Sources say at this point, Makamba ended up with 95 percent of the EC shares, which then sold to a local consortium led by entrepreneur and businessman, George Manyere. However, Makamba did not deliver the shares. “The contestation in EC is about the 30 percent that he converted into his name, which was not his and should have been shared among existing members, since it was not allocated new group’s,” a source said. The challenge now, a source of confusion in and about the ownership of EC, is that Makamba must resolve his differences with all beneficial owners of EC who existed from the outset as well pay $4 million to the consortium. “The consortium is prepared to buy all the shares, but there must be clear sharing, especially of the 30 percent which was not allocated.”
However, untangling the puzzling web of share ownership in EC might prove difficult given that some of the founding members of the empowerment group died. In the meantime, Makamba calls the shots at Telecel, which raises eyes since he had reportedly sold his entire stake. Some reports last year intimated Dr Makamba had sold his Telecel Zimbabwe interests to a local consortium and that appointments were in line to reflect these changes, the business tycoon was still very much in the picture and angling to stake his claim.
The other intrigue in Telecel pertains to the lack of clarity on whether NSSA has transferred the beneficial rights of ownership and voting to Zarnet. Questions also abound whether NSSA is holding shares simply security for facilitating payment of as an asset. Interestingly, there was a dispute about whether NSSA would immediately hand over the shares after extending the loan facility to Zarnet or continue to hold the stock until it had been paid in full.
While Zarnet had the prerogative to appoint its board members as the new controlling shareholder, it has not, allegedly because it does not have the share certificates. This is despite the fact that it bought the stake as far back as late 2015. This has sparked speculation that while Zarnet acquired the 60 percent stake after ICT Minister Supa Mandiwanzira announced it had paid $40 million for the shares, it may not have paid the full amount required to assume control of the telecoms firm.

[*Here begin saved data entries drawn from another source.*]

+extern "C" int mh_gemm_dgrad_normbwd(const void* A, int64_t lda, const void* B, int64_t ldb, void* C, int64_t ldc, const void* R,
+                                     int64_t ldr, const void* X, int64_t ldx, const float* coef, int64_t M, int64_t N, int64_t K,
+                                     int dtype, void* stream) {
+  MH_REQUIRE(dtype == MH_BF16 && g_mh_gemm_variant != 0, "gemm_dgrad_normbwd: served by the production bf16 kernel only");
+  MH_REQUIRE(A != nullptr && B != nullptr && C != nullptr && R != nullptr && X != nullptr && coef != nullptr, "gemm_dgrad_normbwd: NULL argument");
+  MH_REQUIRE(((uintptr_t)coef & 15) == 0, "gemm_dgrad_normbwd: coef must be a 16-byte aligned fp32 [M]");
+  MH_REQUIRE(M > 0 && N > 0 && K > 0, "gemm_dgrad_normbwd: empty problem");
+  MH_REQUIRE(lda % 8 == 0 && ldb % 8 == 0 && ldc % 8 == 0 && ldr % 8 == 0 && ldx % 8 == 0 && lda >= K && ldb >= N && ldc >= N &&
+                 ldr >= N && ldx >= N,
+             "gemm_dgrad_normbwd: leading dimensions must be multiples of 8 elements and cover the rows");
+  MH_REQUIRE((((uintptr_t)A | (uintptr_t)B | (uintptr_t)C | (uintptr_t)R | (uintptr_t)X) & 15) == 0, "gemm_dgrad_normbwd: 16-byte alignment");
+  MH_REQUIRE(C != R && C != X, "gemm_dgrad_normbwd: C must alias neither R nor X");
+  MH_REQUIRE(((M + 255) / 256) * (N / 256) < (1ll << 30), "gemm_dgrad_normbwd: too many tiles");
+  return mh_gemm_pp256_normbwd_bf16(A, lda, B, ldb, C, ldc, R, ldr, X, ldx, coef, M, N, K, (hipStream_t)stream);
 }
 
 extern "C" int mh_gemm_nt_scaled(const void* A, int64_t lda, const void* B, int64_t ldb, void* C, int64_t ldc,
diff --git a/midi-model_amd/csrc/gemm_pp256.hip b/midi-model_amd/csrc/gemm_pp256.hip
--- a/midi-model_amd/csrc/gemm_pp256.hip
+++ b/midi-model_amd/csrc/gemm_pp256.hip
@@ -100,6 +100,26 @@
   } x;
   x.u = v;
   return x.b;
+}
+
+__device__ inline float line_dot2(const bf16x8& a0, const bf16x8& b0, const bf16x8& a1, const bf16x8& b1) {
+  union {
+    bf16x8 v8;
+    bf16x2 h[4];
+  } ua0, ub0, ua1, ub1;
+  ua0.v8 = a0;
+  ub0.v8 = b0;
+  ua1.v8 = a1;
+  ub1.v8 = b1;
+  float d = 0.f;
+#pragma unroll
+  for (int e = 0; e < 4; ++e) d = __builtin_amdgcn_fdot2_f32_bf16(ua0.h[e], ub0.h[e], d, false);
+#pragma unroll
+  for (int e = 0; e < 4; ++e) d = __builtin_amdgcn_fdot2_f32_bf16(ua1.h[e], ub1.h[e], d, false);
+  d += dpp_move<0xB1>(d);
+  d += dpp_move<0x4E>(d);
+  d += dpp_move<0x141>(d);
+  return d;
 }
 
 constexpr int P8_REGION = 128 * 128;
@@ -327,8 +347,12 @@
                                                             const bf16* R, int64_t ldr, int64_t M, int64_t N, int64_t K,
                                                             float alpha, float beta, int tiles_n, int nwg,
                                                             int64_t k_per_split, float* __restrict__ ws,
-                                                            const void* __restrict__ zero16, float* aux, int lean_epi) {
-  static_assert(NRM == 0 || (ML == 1 && ABL == 0 && !TA && (!TB || (EPI == 1 && NRM == 2))), "the norm forms ride on the K-step-64 loops only");
+                                                            const void* __restrict__ zero16, float* aux, int lean_epi,
+                                                            const bf16* X, int64_t ldx, float* parts) {
+  static_assert(NRM == 0 || (ML == 1 && ABL == 0 && !TA && (!TB || (EPI == 1 && (NRM == 2 || NRM == 4)) || (EPI == 0 && NRM == 3))), "the norm forms ride on the K-step-64 loops only");
+  static_assert(NRM != 4 || (TB && EPI == 1), "the row-dot partials come out of the SwiGLU-backward epilogue");
+  constexpr bool RSC = (NRM == 2 || NRM == 4);
+  static_assert(NRM != 3 || (TB && EPI == 0), "the norm-backward epilogue belongs to the dgrad form");
   static_assert(NRM != 1 || EPI == 0, "sum-of-squares partials come out of the plain epilogue");
   extern __shared__ __attribute__((aligned(16))) char smem[];
   const int tid = threadIdx.x, lane = tid & 63;
@@ -361,7 +385,7 @@
   };
 
   if constexpr (ML >= 1) {
-    if constexpr (NRM == 2) {
+    if constexpr (NRM >= 2) {
       if (wave == 0) {
         const int64_t r = m0 + lane * 4;
         glds16((r + 4 <= M) ? (const void*)(aux + r) : zero16, smem + LDS_BYTES);
@@ -458,7 +482,7 @@
   }
 
   float rs[8];
-  if constexpr (NRM == 2) {
+  if constexpr (RSC) {
     const float* rl = reinterpret_cast<const float*>(smem + LDS_BYTES);
 #pragma unroll
     for (int fm = 0; fm < 8; ++fm) rs[fm] = rl[grp * 128 + fm * 16 + fi];
@@ -478,6 +502,8 @@
       const unsigned vo_c = (unsigned)(((grp * 128 + lrow) * (int)ldc + c * 8) * 2), so_c = (unsigned)ldc * 16u;
       const unsigned up_off = (unsigned)N * 2u;
       bf16x8 gq[2][8], uq[2][8];
+      __amdgpu_buffer_rsrc_t rp;
+      if constexpr (NRM == 4) rp = tile_rsrc(parts + ((n0 + wn * 64) >> 6) * M + m0, 256 * 4);
       auto request = [&](int half, int i0) {
 #pragma unroll
         for (int i = i0; i < i0 + 4; ++i) {
@@ -495,7 +521,7 @@
           for (int fn = 0; fn < 4; ++fn) {
             const int row = fmh * 16 + fi, ch = fn * 4 + fg;
             f32x4 t4 = acc[fn][half * 4 + fmh];
-            if constexpr (NRM == 2) t4 *= rs[half * 4 + fmh];
+            if constexpr (RSC) t4 *= rs[half * 4 + fmh];
             *reinterpret_cast<f32x4*>(wreg + row * 256 + ((ch ^ (row & 15)) << 4)) = t4;
           }
 #pragma unroll
@@ -511,8 +537,13 @@
           expand8_bf16(uq[half][i], u);
           mh_dswiglu8(dv, g, u, dg, du);
           const unsigned so = (unsigned)(half * 8 + i) * so_c;
-          tile_store(as_u32x4(cvt8_bf16(dg)), rc, vo_c + so, 2 );
-          tile_store(as_u32x4(cvt8_bf16(du)), rc, vo_c + so + up_off, 2);
+          const bf16x8 og = cvt8_bf16(dg), ou = cvt8_bf16(du);
+          tile_store(as_u32x4(og), rc, vo_c + so, 2 );
+          tile_store(as_u32x4(ou), rc, vo_c + so + up_off, 2);
+          if constexpr (NRM == 4) {
+            const float d = line_dot2(og, gq[half][i], ou, uq[half][i]);
+            if (c == 0) __builtin_amdgcn_raw_buffer_store_b32(__float_as_uint(d), rp, (unsigned)((grp * 128 + half * 64 + i * 8 + lrow) * 4), 0, 0);
+          }
         }
       }
       return;
@@ -543,7 +574,7 @@
         for (int fn = 0; fn < 4; ++fn) {
           const int row = fmh * 16 + fi, ch = fn * 4 + fg;
           f32x4 t4 = acc[fn][half * 4 + fmh];
-          if constexpr (NRM == 2) t4 *= rs[half * 4 + fmh];
+          if constexpr (RSC) t4 *= rs[half * 4 + fmh];
           *reinterpret_cast<f32x4*>(wreg + row * 256 + ((ch ^ (row & 15)) << 4)) = t4;
         }
       if (half == 0) request(1);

But Chigwedere differed. “No, that is not the reason. “Actually, we could not hold board meetings here because the chairman was based outside the country. Now that he has returned, we will not allow that to happen. In fact, soon we will hold an AGM,” he said.
Meanwhile, sources close to developments at Telecel claim that it was not possible that the $40 million transaction between Zarnet and Vimpelcom would be legally binding because it violated certain conditions of disposal. “EC, as a 40 percent shareholder, should have been given the right of first refusal. “If they (Zarnet) bought the shares from Vimpelcom, where are the certificates? They did not talk to us and they did not have the share certificate. How did the transaction go?” queried the source.